Methylation and aberrant expression of the Wnt antagonist secreted Frizzled-related protein 1 in bladder cancer

XIAOBIN WANG 1, HUIHAN WANG 2, RENGE BU 1, XIANG FEI 1, CHENGHAI ZHAO 3, YONGSHENG SONG 1,
PMCID: PMC3402742  PMID: 22844380

Abstract

The aims of this study were to determine the methylation and expression status of secreted Frizzled-related protein 1 (SFRP1) in bladder cancer, to explore the mechanisms involved and to study the role of SFRP1 in the pathogenesis of bladder cancer. SFRP1 mRNA was detected by reverse transcription PCR (RT-PCR). The DNA methylation status was determined by methylation-specific PCR and protein was detected using western blotting. The results of the present study demonstrated that SFRP1 was methylated in the bladder cancer cell lines T24 and 5637, but not in SCaBER cells. After treating T24 and 5637 cells with a demethylating agent, the cells expressed SFRP1 mRNA and protein. Among the 45 patients with bladder cancer, methylation of SFRP1 was detected in 28 patients (62.2%). Of the matched cancer-adjacent tissues, 6 (13.3%) were found to have methylated SFRP1. The result is statistically significant (P<0.01). In conclusion, SFRP1 is downregulated in certain bladder cancer patients as a consequence of methylation. SFRP1 methylation may be involved in the pathogenesis of bladder cancer via excessive activation of the Wnt signaling pathway.

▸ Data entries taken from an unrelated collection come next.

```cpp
int autotune_plan(ccvpe_handle_s* h, Plan& pl, const std::vector<bool>* known) {
    Ctx c;
    c.arena = h->arena; c.off = &pl.off; c.stream = nullptr;
    c.tickets = pl.tickets;
    pl.set_scratch(c, 0);
    if (pl.tune_cache.id >= 0) c.cache_out = c.ptr(pl.tune_cache);
    HIPCHK(hipDeviceSynchronize());
    hipEvent_t e0, e1;
    HIPCHK(hipEventCreate(&e0));
    HIPCHK(hipEventCreate(&e1));
    launch_fill_random(h->arena, pl.total, 0x9e3779b9u, nullptr);
    const int nt = conv_num_tiles();
    const Switches& sw = h->sw;
    for (size_t oi = 0; oi < pl.ops.size(); ++oi) {
        Op& op = pl.ops[oi];
        if (!op.tile || (known && (*known)[oi])) continue;
        ConvParams q{};
        c.probe = &q;
        op.fn(c);
        c.probe = nullptr;
        int best = 0;
        float best_ms = 1e30f;
        const int nkt = op.gemm_kpad / 32;
        for (int t = 1; t <= nt; ++t) {
            const ConvTile& ct = *conv_tile(t);
            const int splits = conv_tile_splits(ct);
            const bool wino = ct.family == TILE_WINO, pw = ct.family == TILE_PW;
            if (conv_tile_util(q, ct) < 0.45 || !conv_tile_runs(ct, q)) continue;
            if (ct.family == TILE_BF16X3 ? h->cfg.reserved[0] != 1 || sw.tune_no_bf16x3 : op.bf16x3_only) continue;
            if (wino && !(ct.xcfg >= 0 ? op.wino4x_ok : ct.wino_f == 4 ? op.wino4_ok : op.wino_ok)) continue;
            if (pw && (sw.no_pw || !(ct.proj_rt > 0 ? op.proj_ok : op.is_pw))) continue;
            if (sw.tune_prefer_pw && op.is_pw && !op.bf16x3_only && !pw && op.gemm_kpad <= 512) continue;
            if (sw.tune_prefer_proj && op.proj_ok && ct.proj_rt == 0) continue;
            if (sw.tune_prefer_lat && op.proj_ok && op.gemm_m <= 4096 && ct.proj_rt < 100) continue;
            if (ct.proj_rt > 104 && (!sw.tune_lat_rows || op.gemm_m > 1024)) continue;
            const long long blocks = conv_tile_blocks(q, ct);
            const bool no_split = sw.tune_splitk == 0;
            static const int SPLITS[] = {1, 255, 2, 3, 4, 5, 6, 8, 12, 16};
            for (int split : SPLITS) {
                if (split > 1 && no_split) break;
                if (split == 255 && !(splits & SPLIT_TAIL)) continue;
                if (split > 1 && (split & (split - 1)) && !wino) continue;
                const bool lat_split = sw.tune_lat_split && ct.proj_rt >= 100 && op.gemm_m <= 256;
                if (split > 1 && pw && !lat_split) break;
                if (split > 1 && split != 255) {
                    if (blocks >= (wino ? 2048 : 512) || blocks * split > (wino ? 8192 : 2048) || nkt < 4 * split) break;
                    if ((size_t)split * op.gemm_m * op.gemm_n > Plan::SPLITK_FLOATS) break;
                }
                for (int fuse = (split > 1 && pw) ? 1 : 0; fuse < 2; ++fuse) {
                if (fuse && (split <= 1 || split == 255 || !(splits & SPLIT_SELF) || pl.tickets == nullptr || sw.tune_no_fused_split)) break;
                const int cfg = t | ((fuse ? split + SPLIT_FUSED : split) << 8);
                *op.tile = cfg;
                op.fn(c);
                const int ran = conv_tile_last();
                if ((ran & 0xff) != t) break;
                if (split == 255 && (ran >> 8) != 255) break;
                if (split > 1 && pw && ((ran >> 8) & 0xff) <= 1) break;
                float ms = 1e30f;
                for (int trial = 0; trial < 3; ++trial) {
                    HIPCHK(hipEventRecord(e0, nullptr));
                    op.fn(c);
                    op.fn(c);
                    HIPCHK(hipEventRecord(e1, nullptr));
                    HIPCHK(hipEventSynchronize(e1));
                    float t = 0.f;
                    HIPCHK(hipEventElapsedTime(&t, e0, e1));
                    ms = std::min(ms, t);
                }
                if (!sw.tune_verbose.empty() && op.name.find(sw.tune_verbose) != std::string::npos)
                    std::fprintf(stderr, "tune %-28s %-28s split %3d%s: %8.1f us\n", op.name.c_str(), ct.name, split, fuse ? " self-reducing" : "", 500.0 * ms);
                if (ms < best_ms) { best_ms = ms; best = cfg; }
                }
            }
        }
        *op.tile = best;
    }
    (void)hipEventDestroy(e0);
    (void)hipEventDestroy(e1);
    HIPCHK(hipDeviceSynchronize());
    hipError_t e = hipGetLastError();
    if (e != hipSuccess) return ccvpe_fail(CCVPE_EHIP, "autotune launch failed: %s", hipGetErrorString(e));
    return 0;
}

int get_plan(ccvpe_handle_s* h, const PlanKey& key, Plan** out) {
    for (auto& p : h->plans)
        if (p->key == key && (key.mode == 1 || key.mode == 3 || p->debug == h->debug)) { *out = p.get(); return 0; }
    auto pl = std::make_unique<Plan>();
    int rc = build_plan(h, *pl, key);
    if (rc) return rc;
    if (pl->l6_wm && (rc = ensure_level6(h, pl->l6_wm)) != 0) {
        if (h->sw.compose_l6) return rc;
        (void)hipGetLastError();
        h->l6_failed = true;
        pl = std::make_unique<Plan>();
        if ((rc = build_plan(h, *pl, key))) return rc;
    }
    if (pl->total > h->arena_floats) {
        HIPCHK(hipDeviceSynchronize());
        if (h->arena) HIPCHK(hipFree(h->arena));
        h->arena = nullptr;
        for (auto& q : h->plans)
            if (q->exec) { (void)hipGraphExecDestroy(q->exec); q->exec = nullptr; q->runs = 0; }
        void* d = nullptr;
        hipError_t e = hipMalloc(&d, pl->total * sizeof(float));
        if (e != hipSuccess) { h->arena_floats = 0; return ccvpe_fail(CCVPE_ENOMEM, "workspace of %zu bytes: %s", pl->total * sizeof(float), hipGetErrorString(e)); }
        h->arena = (float*)d;
        h->arena_floats = pl->total;
    }
    if (pl->ticket_words) {
        HIPCHK(hipMalloc((void**)&pl->tickets, pl->ticket_words * sizeof(unsigned)));
        HIPCHK(hipMemset(pl->tickets, 0, pl->ticket_words * sizeof(unsigned)));
    }
    std::vector<bool> known;
    if (apply_tuning(h, *pl, known) > 0 && h->sw.autotune) {
        int rc2 = autotune_plan(h, *pl, &known);
        if (rc2) return rc2;
        if (!h->sw.tune_filtered()) {
            record_tuning(h, *pl);
            h->tuned_plans++;
        }
    }
    *out = pl.get();
    h->plans.push_back(std::move(pl));
    return 0;
}
```

ccvpe_amd/csrc/ccvpe_weights.hip:

```cpp
#include "ccvpe_internal.h"

#include <unistd.h>

static void add_bn(std::map<std::string, std::vector<int64_t>>& m, const std::string& p, int c) {
    m[p + ".weight"] = {c}; m[p + ".bias"] = {c}; m[p + ".running_mean"] = {c}; m[p + ".running_var"] = {c};
    m[p + ".num_batches_tracked"] = {};
}
static void add_encoder(std::map<std::string, std::vector<int64_t>>& m, const std::string& p) {
    m[p + "._conv_stem.weight"] = {32, 3, 3, 3};
    add_bn(m, p + "._bn0", 32);
    for (int i = 0; i < 16; ++i) {
        const BlockSpec& b = B0[i];
        std::string q = p + "._blocks." + std::to_string(i);
        int mid = b.cin * b.e;
        if (b.e != 1) { m[q + "._expand_conv.weight"] = {mid, b.cin, 1, 1}; add_bn(m, q + "._bn0", mid); }
        m[q + "._depthwise_conv.weight"] = {mid, 1, b.k, b.k};
        add_bn(m, q + "._bn1", mid);
        int sq = se_squeeze(b.cin);
        m[q + "._se_reduce.weight"] = {sq, mid, 1, 1}; m[q + "._se_reduce.bias"] = {sq};
        m[q + "._se_expand.weight"] = {mid, sq, 1, 1}; m[q + "._se_expand.bias"] = {mid};
        m[q + "._project_conv.weight"] = {b.cout, mid, 1, 1};
        add_bn(m, q + "._bn2", b.cout);
    }
    m[p + "._conv_head.weight"] = {1280, 320, 1, 1};
    add_bn(m, p + "._bn1", 1280);
    m[p + "._fc.weight"] = {1000, 1280};
    m[p + "._fc.bias"] = {1000};
}
void build_expect(ccvpe_handle_s* h) {
    auto& m = h->expect;
    add_encoder(m, "grd_efficientnet");
    add_encoder(m, "sat_efficientnet");
    for (int k = 0; k < 6; ++k) {
        std::string p = "grd_feature_to_descriptor" + std::to_string(k + 1);
        m[p + ".0.weight"] = {h->vs.head_ch[k], 1280, 1, 1}; m[p + ".0.bias"] = {h->vs.head_ch[k]};
        m[p + ".2.weight"] = {1, h->vs.feat_h, 1, 1};        m[p + ".2.bias"] = {1};
    }
    m["sat_feature_to_descriptors.1.weight"] = {h->vs.sat_desc, 5120};
    m["sat_feature_to_descriptors.1.bias"] = {h->vs.sat_desc};
    for (int d = 0; d < 2; ++d) {
        const DecLevel* lv = d ? h->vs.ori : h->vs.loc;
        std::string sfx = d ? "_ori" : "";
        for (int j = 0; j < 6; ++j) {
            std::string n = std::to_string(6 - j);
            m["deconv" + n + sfx + ".weight"] = {lv[j].din, lv[j].dout, 2, 2};
            m["deconv" + n + sfx + ".bias"] = {lv[j].dout};
            m["conv" + n + sfx + ".0.weight"] = {lv[j].mid, lv[j].dout + lv[j].skip, 3, 3};
            m["conv" + n + sfx + ".0.bias"] = {lv[j].mid};
            m["conv" + n + sfx + ".2.weight"] = {lv[j].out, lv[j].mid, 3, 3};
            m["conv" + n + sfx + ".2.bias"] = {lv[j].out};
        }
    }
}

static int upload(ccvpe_handle_s* h, const std::vector<float>& v, float** out) {
    void* d = nullptr;
    size_t bytes = std::max<size_t>(v.size(), 4) * sizeof(float);
    HIPCHK(hipMalloc(&d, bytes));
    h->dev_allocs.push_back(d);
    h->dev_alloc_bytes.push_back(bytes);
    HIPCHK(hipMemcpy(d, v.data(), v.size() * sizeof(float), hipMemcpyHostToDevice));
    *out = (float*)d;
    return 0;
}

extern "C" const char* ccvpe_pack_switches(void) {
    static thread_local std::string s;
    s = read_switches().pack_group();
    return s.c_str();
}
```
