# tqch/v-diffusion-torch

Hardware: AMD Instinct MI355X
Metric: train_images_per_sec (higher is better)
Workload: dtype fp32 (bf16x3 split products in the tile-engine GEMMs)

## Files before the change

### v-diffusion-torch_amd/csrc/wino43.hip

```cpp
#include "common.h"
#include "../../include/vdiff_hip_dgrad_planes.h"
#include <stdlib.h>
#include <type_traits>

namespace {

typedef __attribute__((address_space(3))) void* lds_ptr_t;
constexpr unsigned OOB = 0x80000000u;
constexpr int KT = 8;
constexpr int TN = 32;
constexpr int TILES = 64;
constexpr int U_STAGE = 36 * 4 * 16 * 2 * 2;
constexpr int THREADS = 512;

struct Args43 {
    const float* x; long long ldx;
    const float* U;
    float* y; long long ldy;
    int nimg, H, W, K, N;
    int items_per_img;
    int ngrp;
    int ncb, nitems;
    const float* bias; const float* res; long long ldr;
    float* stats;
// ... 527 lines not shown
        }
    } else {
        if (c4 >= p.Cout) return;
        f32x4 R[4][6];
#pragma unroll
        for (int u = 0; u < 4; ++u) {
            f32x4 y[4];
#pragma unroll
            for (int v = 0; v < 4; ++v)
                y[v] = *reinterpret_cast<const f32x4*>(p.dy + ((long long)(img * p.H + 4 * ty + u) * p.W + 4 * tx + v) * p.lddy + c4);
            a6(y, R[u]);
        }
#pragma unroll
        for (int b = 0; b < 6; ++b) {
            const f32x4 col[4] = {R[0][b], R[1][b], R[2][b], R[3][b]};
            f32x4 o[6];
            a6(col, o);
#pragma unroll
            for (int a = 0; a < 6; ++a)
                st_once(p.dM + ((long long)((tile >> 4) * 36 + 6 * a + b) * 16 + (tile & 15)) * p.Cout + c4, o[a]);
        }
    }
}

__global__ __launch_bounds__(256) void wino43_wgrad_finish_kernel(const float* dU, const float* cs, int Cout, int Cin, int Cout_w, int Cin_w,
                                                                  float* dw, float* dbias, int accumulate) {
    const long long idx = (long long)blockIdx.x * blockDim.x + threadIdx.x;
    if (dbias && idx < Cout_w) {
        const double pv[6] = {-1.0 / 9, 8.0 / 9, 0.0, 2.0 / 9, 0.0, -1.0 / 8};
        double c = 0.0;
#pragma unroll
        for (int a = 0; a < 6; ++a)
#pragma unroll
            for (int b = 0; b < 6; ++b)
                if (pv[a] != 0.0 && pv[b] != 0.0) c += pv[a] * pv[b] * (double)cs[(long long)(6 * a + b) * Cout + idx];
        dbias[idx] = accumulate ? dbias[idx] + (float)c : (float)c;
    }
    if (idx >= (long long)Cout * Cin) return;
    const int co = (int)(idx / Cin), ci = (int)(idx - (long long)co * Cin);
    if (co >= Cout_w || ci >= Cin_w) return;
    float u[6][6];
#pragma unroll
    for (int a = 0; a < 6; ++a)
#pragma unroll
        for (int b = 0; b < 6; ++b) u[a][b] = dU[(long long)(6 * a + b) * Cout * Cin + idx];
    constexpr float g0 = 64.f / 81, g12 = 128.f / 243, g34 = 32.f / 243, h12 = 32.f / 81, h34 = 16.f / 81, k = 8.f / 27;
    float t[3][6];
#pragma unroll
    for (int b = 0; b < 6; ++b) {
        const float s12 = u[1][b] + u[2][b], d12 = u[2][b] - u[1][b], s34 = u[3][b] + u[4][b], d34 = u[3][b] - u[4][b];
        t[0][b] = g0 * u[0][b] - g12 * s12 + g34 * s34;
        t[1][b] = h12 * d12 + h34 * d34;
        t[2][b] = k * (s34 - s12) + u[5][b];
    }
    float* o = dw + ((long long)co * Cin_w + ci) * 9;
#pragma unroll
    for (int r = 0; r < 3; ++r) {
        const float s12 = t[r][1] + t[r][2], d12 = t[r][2] - t[r][1], s34 = t[r][3] + t[r][4], d34 = t[r][3] - t[r][4];
        const float w0 = g0 * t[r][0] - g12 * s12 + g34 * s34;
        const float w1 = h12 * d12 + h34 * d34;
        const float w2 = k * (s34 - s12) + t[r][5];
        o[3 * r] = accumulate ? o[3 * r] + w0 : w0;
        o[3 * r + 1] = accumulate ? o[3 * r + 1] + w1 : w1;
        o[3 * r + 2] = accumulate ? o[3 * r + 2] + w2 : w2;
    }
}
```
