template <int N>
__device__ __noinline__ int wg_eig_n(const double* Gg, int ldg, double* Vst, int r, int nev, double* sig, double* lds, int* iwork ,
                                     double* dwork ) {
    Gg = unip(Gg); Vst = unip(Vst); sig = unip(sig); lds = unip(lds); iwork = unip(iwork); dwork = unip(dwork);
    r = uni32(r); nev = uni32(nev); ldg = uni32(ldg);
    constexpr int RPL = N / 16;
    lds_f64* L = (lds_f64*)lds;
    lds_f64 *lam = L + EIG_TAIL + 256, *beta = L + EIG_TAIL + 384;
    const int tid = threadIdx.x, lane = tid & 63, wave = tid >> 6;
    __builtin_amdgcn_s_setprio(TTN_EIG_PRIO);
    wg_tridiag<N>(Gg, ldg, Vst, lds);
    if (nev <= 32) wg_bisect<N, 8>(nev, lds);
    else wg_bisect<N, 4>(nev, lds);
    int bad = 0;
    for (int j = tid; j < nev; j += TTN_WG) { const double l = lam[j]; sig[j] = (l > 0.0) ? sqrt(l) : 0.0; bad |= (j < r) && !(l > 0.0); }
    if (__syncthreads_or(bad)) {
        __builtin_amdgcn_s_setprio(0); TTN_SETPRIO_BASE();
        return 1;
    }
    wg_twisted<N>(r, lds, iwork, (lds_f64*)dwork, const_cast<double*>(Gg));
    lds_f64* Dp = L;
    EigDm<N> Dm;
    Dm.l = L + N * 64; Dm.g = (typename EigDm<N>::gdouble*)(unsigned long long)Gg;
    const int rc = (lane & 3) | ((lane >> 4) << 2), col0 = 8 * (wave & 7) + 2 * ((lane >> 2) & 3);
    double z[2][RPL];
#pragma unroll
    for (int cc = 0; cc < 2; ++cc) {
        const int col = col0 + cc;
        const int kb = (col < r) ? iwork[col] : 0;
        const double zn = (col < r) ? ((lds_f64*)dwork)[col] : 0.0;
#pragma unroll
        for (int t = 0; t < RPL; ++t) {
            const int row = RPL * rc + t;
            const double v = (row < kb) ? Dp[row * 64 + col] : ((row == kb) ? 1.0 : Dm.ld(row * 64 + col));
            z[cc][t] = v * zn;
        }
    }
    constexpr int VROWS = TTN_LDS_IMG / 128;
    for (int khi = N - 2; khi > 0; khi -= VROWS) {
    const int klo = (khi > VROWS) ? khi - VROWS : 0;
    __syncthreads();
    wg_batched<8>((long long)(khi - klo) * 128, [&](long long e_) { return Vst[klo * 128 + e_]; }, [&](long long e_, double v) { L[e_] = v; });
    __syncthreads();
    if (wave < 8) {
        typedef double __attribute__((ext_vector_type(2))) d2;
        typedef __attribute__((address_space(3))) d2 lds_d2;
        for (int k = khi - 1; k >= klo; --k) {
            const lds_d2* vp = (const lds_d2*)(L + (k - klo) * 128 + RPL * rc);
            double vk[RPL];
#pragma unroll
            for (int t = 0; t < RPL / 2; ++t) { const d2 w2 = vp[t]; vk[2 * t] = w2.x; vk[2 * t + 1] = w2.y; }
            const double bk = beta[k];
            double s0 = 0.0, s1 = 0.0;
#pragma unroll
            for (int t = 0; t < RPL; ++t) { s0 = fma(vk[t], z[0][t], s0); s1 = fma(vk[t], z[1][t], s1); }
            const double t0 = grp_sum(s0) * bk, t1 = grp_sum(s1) * bk;
#pragma unroll
            for (int t = 0; t < RPL; ++t) { z[0][t] = fma(-t0, vk[t], z[0][t]); z[1][t] = fma(-t1, vk[t], z[1][t]); }
        }
    }
    }
    __syncthreads();
    if (wave < 8) {
#pragma unroll
        for (int cc = 0; cc < 2; ++cc) {
            const int col = col0 + cc;
            if (col < r) {
                const double sg = sig[col];
#pragma unroll
                for (int t = 0; t < RPL; ++t) L[col * 128 + RPL * rc + t] = z[cc][t] * sg;
            }
        }
    }
    __syncthreads();
    __builtin_amdgcn_s_setprio(0); TTN_SETPRIO_BASE();
    return 0;
}
__device__ int wg_eig128(const double* Gg, double* Vst, int r, int nev, double* sig, double* lds, int* iwork, double* dwork) {
    return wg_eig_n<128>(Gg, 128, Vst, r, nev, sig, lds, iwork, dwork);
}
__device__ int wg_eig64(const double* Gg, int ldg, double* Vst, int r, int nev, double* sig, double* lds, int* iwork, double* dwork) {
    return wg_eig_n<64>(Gg, ldg, Vst, r, nev, sig, lds, iwork, dwork);
}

Keywords: secreted Frizzled-related protein 1, methylation, bladder cancers, Wnt signaling pathway

Introduction

The Wnt family is a group of glycoproteins characterized by a number of conserved cysteine residues. These Wnt proteins are extensively involved in embryonic development and the regulation of adult cell proliferation, differentiation and apoptosis (1). The secreted Frizzled-related protein family (SFRPs), including five members ranging from secreted frizzled-related protein 1 (SFRP1) to SFRP5, are Wnt antagonists. These members possess a characteristic cysteine-rich domain (CRD), which is extremely similar to the CRD of the Wnt receptor Frizzled protein family. Consequently, SFRPs can also combine with Wnt through the CRD to dampen cellular signal transduction (2). Downregulated expression of the Wnt antagonists can lead to the combination of more Wnt proteins with the receptor, Frizzled. This event results in reduced degradation of GSK3 on its substrate β-catenin, which translocates into the nucleus and has an impact on the transcription factor TCF/LEF. In turn, this regulates the transcription of the target genes c-myc and cyclinD1, causing excessive cell proliferation and thereby inducing tumorigenesis. Downregulated expression of SFRP1 occurs in several types of cancer. For example, Zou et al reported that in esophageal cancers, SFRP1 and other Wnt antagonists are widely methylated (3), while Lodygin et al found that the SFRP1 gene was also methylated in prostate cancer (4). These studies demonstrate that SFRP1 gene methylation is the primary mechanism underlying the repression of SFRP1 in these tumors.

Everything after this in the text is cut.